GEORGE KATODRYTIS / STUDIONOVA ARCHITECTS :: article :: NEWS :: Texts on PROCESS and FORM :: Emerging Morpho(eco)logies presentation at the Museum of Modern Art in Tehran

Emerging Morpho(eco)logies presentation at the Museum of Modern Art in Tehran

George presented at the International Conference on Patterning from Traditional to Contemporary Architecture, 16 October 2007, Tehran, Iran. The Conference took place at the Museum of Modern Art in Tehran.

Emerging Morpho(eco)logies
(Performative systems / Adaptive and mimetic space / Digital and evolutionary process)

The architecture of morpho(eco)logies and its design process is based on the idea that energy and environment is a dynamic and performative system of operations, forms, materials and programs which through self organizational and modulating processes can provide optimized solutions to complex and diverse problems. The design of such evolutionary and dynamic space can be generated by digital algorithmic methods. These methodologies can tackle the problem of sustainability.

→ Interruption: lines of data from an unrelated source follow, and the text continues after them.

def ffn_pack(w1f: torch.Tensor, w2: torch.Tensor) -> torch.Tensor:
    w1f = _req(w1f, "W1f"); w2 = _req(w2, "W2")
    hidden, d = w1f.shape
    if tuple(w2.shape) != (d, hidden):
        raise _lib.ConformerHipError(f"ffn_pack: W1f{tuple(w1f.shape)} and W2{tuple(w2.shape)} do not match")
    lib = _lib.load()
    if _FFN_LAYOUT_ENV is not None:
        lib.cfm_debug_ffn_layout(-1, int(_FFN_LAYOUT_ENV))
    wp = torch.zeros(int(lib.cfm_ffn_pack_elems(d, hidden)), device=w1f.device, dtype=torch.float32)
    _lib.check(lib.cfm_ffn_pack_f32(w1f.data_ptr(), w2.data_ptr(), wp.data_ptr(), d, hidden, _stream()), "cfm_ffn_pack_f32")
    return wp


def ffn_fused(x: torch.Tensor, stats: torch.Tensor, wp: torch.Tensor, b1f: torch.Tensor, cs: torch.Tensor, b2: torch.Tensor,
              alpha: float, eps: float, emit_stats: bool = False, closing_ln=None):
    x = _req(x, "x"); stats = _req(stats, "ln_stats"); wp = _req(wp, "Wp"); b1f = _req(b1f, "b1f"); cs = _req(cs, "colsum")
    b2 = _req(b2, "b2")
    d = x.shape[-1]
    rows = x.numel() // d
    hidden = b1f.numel()
    if stats.dim() != 3 or stats.shape[0] != rows or stats.shape[2] != 2 or wp.numel() != int(_lib.load().cfm_ffn_pack_elems(d, hidden)) or b2.numel() != d:
        raise _lib.ConformerHipError(f"ffn_fused: x(...,{d}), stats{tuple(stats.shape)}, Wp({wp.numel()}), hidden {hidden} do not match")
    y = torch.empty(x.shape, device=x.device, dtype=torch.float32)
    st_out, g2, bt2, eps2, mode = None, None, None, 0.0, 0
    if closing_ln is not None:
        g2 = _req(closing_ln[0], "ln.weight"); bt2 = _req(closing_ln[1], "ln.bias"); eps2 = float(closing_ln[2]); mode = 2
        if emit_stats:
            st_out = torch.empty(rows, 1, 2, device=x.device, dtype=torch.float32)
    elif emit_stats:
        mode = 1
        st_out = torch.empty(rows, d // 32, 2, device=x.device, dtype=torch.float32)
    _lib.check(_lib.load().cfm_ffn_fused_f32(x.data_ptr(), d, stats.data_ptr(), stats.shape[1], float(eps), wp.data_ptr(),
                                             b1f.data_ptr(), cs.data_ptr(), b2.data_ptr(), float(alpha), y.data_ptr(), d, mode,
                                             None if st_out is None else st_out.data_ptr(),
                                             None if g2 is None else g2.data_ptr(), None if bt2 is None else bt2.data_ptr(),
                                             eps2, rows, d, hidden, _stream()), "cfm_ffn_fused_f32")
    return (y, st_out) if emit_stats else y


_ROWCHAIN = __import__("os").environ.get("CONFORMER_AMD_ROWCHAIN", "0") == "1"


def set_rowchain(on: bool) -> bool:
    global _ROWCHAIN
    prev, _ROWCHAIN = _ROWCHAIN, bool(on)
    return prev


def rowchain_ok(d: int, hidden: int, rows: int) -> bool:
    return bool(_ROWCHAIN and ffn_fused_ok(d, hidden, rows))


def rowgemm_pack(w: torch.Tensor, glu: bool = False) -> torch.Tensor:
    w = _req(w.reshape(w.shape[0], -1), "W")
    n, d = w.shape
    wp = torch.empty(n * d, device=w.device, dtype=torch.float32)
    _lib.check(_lib.load().cfm_rowgemm_pack_f32(w.data_ptr(), wp.data_ptr(), n, d, 1 if glu else 0, _stream()), "cfm_rowgemm_pack_f32")
    return wp


def _rowchain(pre, core, post, mode, x, d, *, wpre=None, bpre=None, res=None, y1=None, stats=None, ln_eps=0.0, ffn=None, b2=None,
              alpha=0.0, y=None, stats_out=None, ln2=None, wpost=None, bpost=None, cspost=None, post_eps=0.0, z=None):
    rows = x.numel() // d
    ptr = lambda t: None if t is None else t.data_ptr()
    wp, b1f, cs1 = ffn if ffn is not None else (None, None, None)
    hidden = 0 if b1f is None else b1f.numel()
    g2, bt2, eps2 = ln2 if ln2 is not None else (None, None, 0.0)
    st = _lib.load().cfm_rowchain_f32(pre, core, post, mode, x.data_ptr(), d, ptr(wpre), ptr(bpre), ptr(res), d, ptr(y1), d,
                                      ptr(stats), 0 if stats is None else stats.shape[1], float(ln_eps), ptr(wp), ptr(b1f), ptr(cs1),
                                      ptr(b2), float(alpha), hidden, ptr(y), d, ptr(stats_out), ptr(g2), ptr(bt2), float(eps2),
                                      ptr(wpost), ptr(bpost), ptr(cspost), float(post_eps), ptr(z), 0 if z is None else z.shape[-1],
                                      rows, d, _stream())
    _lib.check(st, "cfm_rowchain_f32")


def rowchain_ffn_qkv(x, stats, ffn, b2, alpha: float, ffn_eps: float, wqkv_p, bqkv_f, csqkv, att_eps: float):
    x = _req(x, "x"); stats = _req(stats, "ln_stats")
    d = x.shape[-1]
    y = torch.empty(x.shape, device=x.device, dtype=torch.float32)
    qkv = torch.empty(*x.shape[:-1], 3 * d, device=x.device, dtype=torch.float32)
    _rowchain(0, 1, 1, 0, x, d, stats=stats, ln_eps=ffn_eps, ffn=ffn, b2=_req(b2, "b2"), alpha=alpha, y=y, wpost=wqkv_p,
              bpost=bqkv_f, cspost=csqkv, post_eps=att_eps, z=qkv)
    return y, qkv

Energy and most natural phenomena is an adaptive and self-sufficient process that achieves and maintains survival and optimization without external control. The research and design of such morpho(eco)logical systems engage the examination of physical systems in relation to their capacity to modulate climates, as well as space and program.

Architecture, in order to be sustainable can now imitate processes in nature. It becomes dynamic and adaptive and therefore it gains organic features. The boundaries between organic and inorganic are blurred. The body itself is invaded and reshaped by technology.

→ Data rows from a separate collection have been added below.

# MIT-SPARK/Kimera-Semantics

Hardware: NVIDIA B200
Metric: depth_frames_per_s (higher is better)
Workload: dtype f32

## Files before the change

include/ksg.h:

```cpp
#ifndef KSG_H_
#define KSG_H_

#include <stddef.h>
#include <stdint.h>

#ifdef __cplusplus
extern "C" {
#endif

#define KSG_ABI_VERSION 1

enum {
  KSG_OK = 0,
  KSG_ERR_INVALID_ARGUMENT = 1,
  KSG_ERR_CUDA = 2,
  KSG_ERR_POOL_FULL = 3,
  KSG_ERR_SCRATCH_FULL = 4,
  KSG_ERR_INDEX_RANGE = 5,
  KSG_ERR_NO_DEVICE = 6
};

enum { KSG_INTEGRATOR_MERGED = 0, KSG_INTEGRATOR_FAST = 1 };
enum { KSG_COLOR_MODE_COLOR = 0, KSG_COLOR_MODE_SEMANTIC = 1, KSG_COLOR_MODE_SEMANTIC_PROBABILITY = 2 };
enum { KSG_ORDER_MIXED = 0, KSG_ORDER_SORTED = 1 };
// ... 143 lines not shown

int32_t ksg_reset(ksg_integrator* h);

int32_t ksg_owner_mask(int32_t voxels_per_side, int32_t shard_rank, int32_t shard_count, int64_t n,
                       const int32_t* block_index, uint8_t* mask);

int64_t ksg_unordered_map_schedule(int64_t n, int64_t* bucket_count_after_insert);

#define KSG_NUM_PHASES 7
int32_t ksg_set_profiling(ksg_integrator* h, int32_t enable);
int32_t ksg_get_profile(ksg_integrator* h, double* phase_ms , int64_t* frames,
                        int64_t* kernel_launches , int64_t* library_calls );

int64_t ksg_debug_tile_times(ksg_integrator* h, int32_t enable, int64_t capacity, int64_t* records_and_cycles);

int64_t ksg_debug_fast_timeline(ksg_integrator* h, int64_t* out80 , int64_t* sweeps, double* clock_khz);

int32_t ksg_debug_chain_sum(const float* terms, int64_t n, float s0, float* result);

const char* ksg_build_info(void);

#ifdef __cplusplus
}
#endif
#endif
```

kimera_semantics_b200/capi.py:

```python
from __future__ import annotations

import ctypes as C
import os
from typing import Dict, Optional

import numpy as np

KSG_ABI_VERSION = 1
KSG_INTEGRATOR_MERGED = 0
KSG_INTEGRATOR_FAST = 1
KSG_COLOR_MODE_COLOR = 0
KSG_COLOR_MODE_SEMANTIC = 1
KSG_COLOR_MODE_SEMANTIC_PROBABILITY = 2
KSG_ORDER_MIXED = 0
KSG_ORDER_SORTED = 1
KSG_BUNDLE_ORDER_CANONICAL = 0
KSG_BUNDLE_ORDER_LIBSTDCXX = 1

KSG_STATUS = {0: "OK", 1: "INVALID_ARGUMENT", 2: "CUDA", 3: "POOL_FULL", 4: "SCRATCH_FULL", 5: "INDEX_RANGE",
              6: "NO_DEVICE"}
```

Environmental mimesis is a means for survival and performance. Animals are seen as perfecting mimicry (adaptation to their surroundings with the intent to deceive their pursuer) as a means of survival. By means of the mimetic impulse, the living being equates itself with objects in its surroundings. This holds the key to exploring the question of how human situate themselves within their environment.

Evolutionary systems require new conceptual and as well as technological inventiveness. Used as design tools, the new techniques of digital technology allow the modeling of forms as dynamic fields with forces and vectors. These interactive fields create the formation and subsequent deformation of the modeled space. These can be flows of people and vehicles, as well as the direction of sun and wind, new programmatic “attractors” and “repulsors”, etc. Such systems may exist as an extraordinary mixture of geography, climate, economics, demography, mechanics and culture that are understood as a whole.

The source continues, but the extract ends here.